# What tires are you using for the track?



## TC330Ci (Jan 7, 2002)

I have a set of e36 M-kontur wheels with BFG g-force R1 tires that I use on my e46 at the track. I love these tires and I got an unbelievable deal on the set, but my tires are wore out really quickly.
What are people using for track only rubber?
I've been thinking about going to a set of Kuhmo Victor racers or Falken Azenis. They should last a lot longer than my BFG's did.

Any suggestions?

-TC


----------



## teamdfl (Sep 24, 2002)

TC330Ci said:


> *I have a set of e36 M-kontur wheels with BFG g-force R1 tires that I use on my e46 at the track. I love these tires and I got an unbelievable deal on the set, but my tires are wore out really quickly.
> What are people using for track only rubber?
> I've been thinking about going to a set of Kuhmo Victor racers or Falken Azenis. They should last a lot longer than my BFG's did.
> 
> ...


I have used the following tires at the track:

R COMPOUNDS 
BFG G Force R1
Toyo Proxes RA1
Kumho Victoracer V700

STREET TIRES 
Various Dunlops (D40M2 to SP9000)
Falken Azenis RS
Kumho 712

The Toyo RA1's have the longest life of any R compound I have used but the higher price scares some people off. Even when you take their higher price tag into account , the Toyo's give you the most laps per dollar.

The Kumho V700's have bettter traction than the Toyo's and cost less initially. They wear faster than the Toyo's

I personally did not find the BFG's to have any more traction than the Kumho's but did experience faster tire wear

I general I would recommend either the Toyo's or the Kumho's to people interested in autocrossing and driver schools as the best deal.

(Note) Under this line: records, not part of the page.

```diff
@@ -1063,6 +1082,21 @@
                    slot + (size_t)g_main * D.waves + (size_t)g_w4 * kTeam4Waves, bs,                        \
                    n_main + n_w4 > 0 ? nullptr : (ev ? ev + B : nullptr))) != hipSuccess)                   \
             return err;                                                                                     \
+        } else if (B == 3 && wave1_split(KP, IMPLICIT, GB) && a.k == KP) {                                  \
+           \
+                         \
+          if constexpr (B == 3 && wave1_split(KP, IMPLICIT, GB)) {                                          \
+            const int first = q.off[B], split = wave1_wide_first(q);                                        \
+            const int n_main = split - first, n_w1 = q.off[B + 1] - split;                                  \
+            const int g_main = cgq_bucket_grid(n_main, B, CFG);                                             \
+            if ((err = launch_bucket<KP, D.waves, D.capq, D.wpr, D.stream, IMPLICIT, GB>(a, q.order + first, n_main, g_main, slot, \
+                                                                                    bs, ev ? ev + B : nullptr)) != hipSuccess) \
+              return err;                                                                                   \
+            if ((err = launch_bucket<KP, kWave1WideWaves, kWave1WideCapq, 1, 0, IMPLICIT, GB, 0, true>(     \
+                     a, q.order + split, n_w1, cgq_wave1_wide_grid(n_w1), slot + (size_t)g_main * D.waves, bs, \
+                     n_main > 0 ? nullptr : (ev ? ev + B : nullptr))) != hipSuccess)                        \
+              return err;                                                                                   \
+          }                                                                                                 \
         } else if (B == kNB - 1 && cgp_supported(a.k, IMPLICIT)) {                    \
            \
                   \
diff --git a/rsparse_amd/csrc/wrmf_internal.h b/rsparse_amd/csrc/wrmf_internal.h
--- a/rsparse_amd/csrc/wrmf_internal.h
+++ b/rsparse_amd/csrc/wrmf_internal.h
@@ -43,6 +43,7 @@
   int q_pair_first = 0;
   int q_team4_first = 0;
   int q_team4_wide_first = 0;
+  int q_wave1_wide_first = 0;
   int64_t q_nnz[6] = {0, 0, 0, 0, 0, 0};
   const int64_t* q_stream_off = nullptr;
   int q_n_chol_long = 0;
@@ -120,6 +121,7 @@
   int pair_first;
   int team4_first;
   int team4_wide_first;
+  int wave1_wide_first;
   bool pair_wide;
   bool pair_quad = false;
   int cfg;
diff --git a/rsparse_amd/csrc/wrmf_schedule.cpp b/rsparse_amd/csrc/wrmf_schedule.cpp
--- a/rsparse_amd/csrc/wrmf_schedule.cpp
+++ b/rsparse_amd/csrc/wrmf_schedule.cpp
@@ -27,6 +27,20 @@
   return (int)((sets + grid * 4 - 1) / (grid * 4));
 }
 int64_t cgp_loss_slots(int n_rows, int rows_per_wave) { return (int64_t)cgp_grid(n_rows, rows_per_wave) * 4; }
+
+int cgq_wave1_wide_grid(int n_rows) {
+  if (n_rows <= 0) return 0;
+  long per_wave = 64;
+  const long spread = 4L * 512;
+  if ((long)n_rows < spread * per_wave) per_wave = ((long)n_rows + spread - 1) / spread;
+  if (per_wave < 1) per_wave = 1;
+  return (int)(((long)n_rows + 4 * per_wave - 1) / (4 * per_wave));
+}
+int cgq_wave1_wide_visits(int n_rows) {
+  const long waves = 4L * cgq_wave1_wide_grid(n_rows);
+  return waves <= 0 ? 0 : (int)(((long)n_rows + waves - 1) / waves);
+}
+int64_t cgq_wave1_wide_loss_slots(int n_rows) { return (int64_t)cgq_wave1_wide_grid(n_rows) * 4; }
 
 NeCut ne_cut(const int32_t* order, const int32_t* col_ptrs, int n_prefix, int64_t fixed, int cus) {
   NeCut c;
@@ -119,6 +133,7 @@
     if (len > 16) out.pair_first += cnt;
     if (len > kTeam4Max) out.team4_first += cnt;
     if (len > kTeam4WideMax) out.team4_wide_first += cnt;
+    if (len > kWave1WideMax) out.wave1_wide_first += cnt;
     if (len > 32) out.gt32 += cnt;
     if (len > 48) out.gt48 += cnt;
     if (len > kCholLrMax) out.lr_first += cnt;
diff --git a/rsparse_amd/csrc/wrmf_schedule.h b/rsparse_amd/csrc/wrmf_schedule.h
--- a/rsparse_amd/csrc/wrmf_schedule.h
+++ b/rsparse_amd/csrc/wrmf_schedule.h
@@ -7,6 +7,7 @@
 constexpr int kTileNnz = 32;
 constexpr int kTeam4Max = 320;
 constexpr int kTeam4WideMax = 384;
+constexpr int kWave1WideMax = 96;
 constexpr int kCholLrMax = 64;
 constexpr int kCholLongLen = 4096;
 constexpr int kCgMfMax = 16384;
@@ -16,6 +17,10 @@
 int cgp_grid(int n_rows, int rows_per_wave = 2);
 int cgp_visits(int n_rows, int rows_per_wave = 2);
 int64_t cgp_loss_slots(int n_rows, int rows_per_wave = 2);
+
+int cgq_wave1_wide_grid(int n_rows);
+int cgq_wave1_wide_visits(int n_rows);
+int64_t cgq_wave1_wide_loss_slots(int n_rows);
 
 struct NeCut {
   struct Item { int64_t cost; int32_t entry; };
@@ -44,6 +49,7 @@
   int pair_first = 0;
   int team4_first = 0;
   int team4_wide_first = 0;
+  int wave1_wide_first = 0;
   int gt32 = 0, gt48 = 0;
   int lr_first = 0, n_lr = 0;
   int n_chol_long = 0;
```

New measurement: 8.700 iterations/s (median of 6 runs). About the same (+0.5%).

If you want or need to run street tires, The Falken Azenis RS provided the best bang-for-the-buck. They provide a little more traction than the Kumho 712's. The ultra stiff sidewall of the Azenis greatly improves turn in too. The BFG G-Force KD probably provides more ultimate stick than the Azenis but at a huge price penalty.

Ed


----------



## TC330Ci (Jan 7, 2002)

*Thanks*

Thanks for the suggestion.
Do you have a good source for the Toyo's?

-T


----------



## JawKnee (Dec 20, 2001)

I've pretty much run the A032Rs and the Toyo RA1s, not a big fan of Kumhos. I'm currently running the Yokos right now but will make the switch back to the Toyos for next season. Most people will tend to agree that heat cycling won't make a difference one way or another on the Toyos.

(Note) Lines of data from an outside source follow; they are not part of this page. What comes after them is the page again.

constexpr int BWD_THREADS = 1024;
template <typename T, bool APPLY>
__global__ __launch_bounds__(BWD_THREADS) void bn_bwd_kernel(BnBwdParams p) {
  constexpr int VEC = Elem<T>::VEC;
  extern __shared__ float shm_dyn[];
  float(*shm)[2 * VEC + 1] = reinterpret_cast<float(*)[2 * VEC + 1]>(shm_dyn);
  const ChanSlice cs = chan_slice(p.C);
  const int cpr = cs.W / VEC, rpi = BWD_THREADS / cpr;
  const int chunk = threadIdx.x % cpr, r0 = threadIdx.x / cpr;
  const int c0 = cs.c_lo + chunk * VEC;
  __shared__ double s_red[APPLY ? FIN_LDS_DOUBLES : 1];
  __shared__ float s_bcoef[APPLY ? 3 * 512 : 1];
  const float* bc = p.bcoef + c0;
  int bcs = p.C;
  const long rfirst = (long)blockIdx.x * rpi + r0;
  u32x4 pd = {}, pv = {};
  bool pre = APPLY && p.fin.partial != nullptr && rfirst < p.M;
  if (pre) {
    pd = ld16s((const T*)p.dout + rfirst * p.C + c0);
    pv = ld16s((const T*)p.y + rfirst * p.C + c0);
  }
  if (APPLY && p.fin.partial) {
    bn_bwd_fin_prologue<BWD_THREADS>(p.fin, p.coef, p.C, cs, s_bcoef, s_red);
    bc = s_bcoef + chunk * VEC;
    bcs = cs.W;
  }
  float mean[VEC], inv[VEC], k1[VEC], k2[VEC], k3[VEC], a1[VEC], a2[VEC], msc[VEC], msh[VEC];
#pragma unroll
  for (int j = 0; j < VEC; ++j) {
    msc[j] = p.coef[c0 + j];
    msh[j] = p.coef[p.C + c0 + j];
    mean[j] = p.coef[2 * p.C + c0 + j];
    inv[j] = p.coef[3 * p.C + c0 + j];
    a1[j] = a2[j] = 0.f;
    if (APPLY) {
      k1[j] = bc[j];
      k2[j] = bc[bcs + j];
      k3[j] = bc[2 * bcs + j];
    }
  }
  const T* dout = (const T*)p.dout;
  const T* mref = (const T*)p.maskref;
  const T* y = (const T*)p.y;
  for (long r = rfirst; r < p.M; r += (long)gridDim.x * rpi) {
    float d[VEC], m[VEC], v[VEC];
    if (pre) {
      unpack16<T>(pd, d);
      unpack16<T>(pv, v);
      pre = false;
    } else {
      unpack16<T>(ld16s(dout + r * p.C + c0), d);
      unpack16<T>(ld16s(y + r * p.C + c0), v);
    }
    if (mref == y) {
#pragma unroll
      for (int j = 0; j < VEC; ++j) d[j] = (v[j] * msc[j] + msh[j]) > 0.f ? d[j] : 0.f;
    } else if (VEC == 8 && p.mask_bits) {
      const unsigned bits = p.mask_bits[r * (p.C / VEC) + c0 / VEC];
#pragma unroll
      for (int j = 0; j < VEC; ++j) d[j] = (bits >> j) & 1u ? d[j] : 0.f;
    } else if (mref) {
      unpack16<T>(ld16s(mref + r * p.C + c0), m);
#pragma unroll
      for (int j = 0; j < VEC; ++j) d[j] = m[j] > 0.f ? d[j] : 0.f;
    }
    if (p.dz_out) st16((T*)p.dz_out + r * p.C + c0, pack16<T>(d));
    if (p.gate) {
      const float* gp = p.gate + row_div(r, p.rdiv) * p.C + c0;
#pragma unroll
      for (int j = 0; j < VEC; ++j) d[j] *= gp[j];
    }
    if (p.addc) {
      const float* ap = p.addc + row_div(r, p.rdiv) * p.C + c0;
#pragma unroll
      for (int j = 0; j < VEC; ++j) d[j] += ap[j];
    }
    if (!APPLY) {
#pragma unroll
      for (int j = 0; j < VEC; ++j) {
        float xh = (v[j] - mean[j]) * inv[j];
        a1[j] += d[j];
        a2[j] += d[j] * xh;
      }
    } else {
      float o[VEC];
#pragma unroll
      for (int j = 0; j < VEC; ++j) {
        float xh = (v[j] - mean[j]) * inv[j];
        o[j] = k1[j] * (d[j] - k2[j] - xh * k3[j]);
      }
      u32x4 pk = pack16<T>(o);
      st16((T*)p.dy + r * p.C + c0, pk);
      if (p.partial) {
        float back[VEC];
        unpack16<T>(pk, back);
#pragma unroll
        for (int j = 0; j < VEC; ++j) a1[j] += back[j];
      }
    }
  }
  if (!APPLY || p.partial) {
    constexpr int NQ = APPLY ? 1 : 2;
#pragma unroll
    for (int j = 0; j < VEC; ++j) {
      shm[threadIdx.x][j] = a1[j];
      if (!APPLY) shm[threadIdx.x][VEC + j] = a2[j];
    }
    __syncthreads();
    for (int o = threadIdx.x; o < NQ * p.C; o += BWD_THREADS) {
      int which = o / p.C, c = o % p.C;
      int ck = c / VEC, j = c % VEC;
      float s = 0.f;
      for (int k = 0; k < rpi; ++k) s += shm[k * cpr + ck][which * VEC + j];
      p.partial[(size_t)blockIdx.x * NQ * p.C + o] = s;
    }
  }
}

Try http://www.aimtire.com/ for the Toyos 

And AIM offers different cuts. For lapping days, I'd suggest the "enduro cut"...


----------



## 325ci.com (Sep 23, 2002)

by "track" do you mean a road course?

i'm surprised hoosiers aren't on your list.

between the falken azenis sport and the kumho v700 victoracers, i'd go with the kumhos if ultimate grip, great wear, and reasonable price is what you want. i have a set of v700 victoracers and v700 ecstas. i personally like the old victoracers better.

for a "street" tire the falkens are pretty amazing. i just ran them at autox this past weekend and unlike street tires, they do not squeal at all (no sidewall rollover (sidewalls are really stiff), and the tread blocks are so big, they don't squirm). they grip nicely and break away very gradually. i was pretty impressed. and the advantage of the falkens is that you can just run them on the street/rain without having to swap rims/tires all the time. and they are very cheap. and luckily they come in 225/45/17 size (i'm assuming you are running 17x8").

i go to tirerack.com for the kumhos, and vulcantire.com for the falkens.


----------



## TC330Ci (Jan 7, 2002)

*Tires*

Hoosiers are to much $$$ and wear to fast for me.
Since I have separate track and street wheels, I think I am going to skip the Falkens and go for either the kumho v700 or Toyo RA1s. I found a local place that will match the aimtire price on Toyo's so I will probably go that route. With 50% more tread depth, I think the additonal price is worth it.

-TC


----------



## Pinecone (Apr 3, 2002)

Have you looked at the Michelin Pilot Cup Sport tires (not the Pilot SPorts)?

Not cheap, but the word is they last a LONG time. Good for some 50 heat cycles versus 8 - 10 for other tires.

For street tires, I have been running a set of Sumitomo HRTZ II tires. Not the greatest, but not bad at all, and fairly cheap.

Like many others, I think too many people go to R-compound tires too early. Unless youa re racing, the extra grip doesn't buy you anything. You learn as much or more on street tires. 

Funny virtually all the schools run you on street tires. Even for racing series at the lower levels.


----------



## in_d_haus (Jan 2, 2002)

325ci.com said:


> *they do not squeal at all (no sidewall rollover (sidewalls are really stiff)*


You talk about squeal like it's a bad thing...I want my tires to make noise at the limit.


----------



## 325ci.com (Sep 23, 2002)

in_d_haus said:


> *You talk about squeal like it's a bad thing...I want my tires to make noise at the limit. *


no, i was just saying that unlike most "street" tires (which squeal like crazy at the limits) the falkens don't make any sounds, much like an R-Compound tire.

i agree that it's better to learn on streets first, mainly b/c of the audible feedback that they give. i ran my last driver's school on my stock street tires and they were LOUD and squealing on every corner. i don't use streets at autox, b/c i'm going for trophy points and i can't afford to lose. 

but i've ran falken azenis on my MR2 for the last 2 autocrosses and they are really really impressive. i even managed to end up 1st place in CSP with the azenis this past weekend, ahead of guys running kumho v700s and such.


----------



## xs3x (Feb 28, 2002)

I ran Yokohama's Parada Spec 2
they hold up quite well for street tires:thumbup:


----------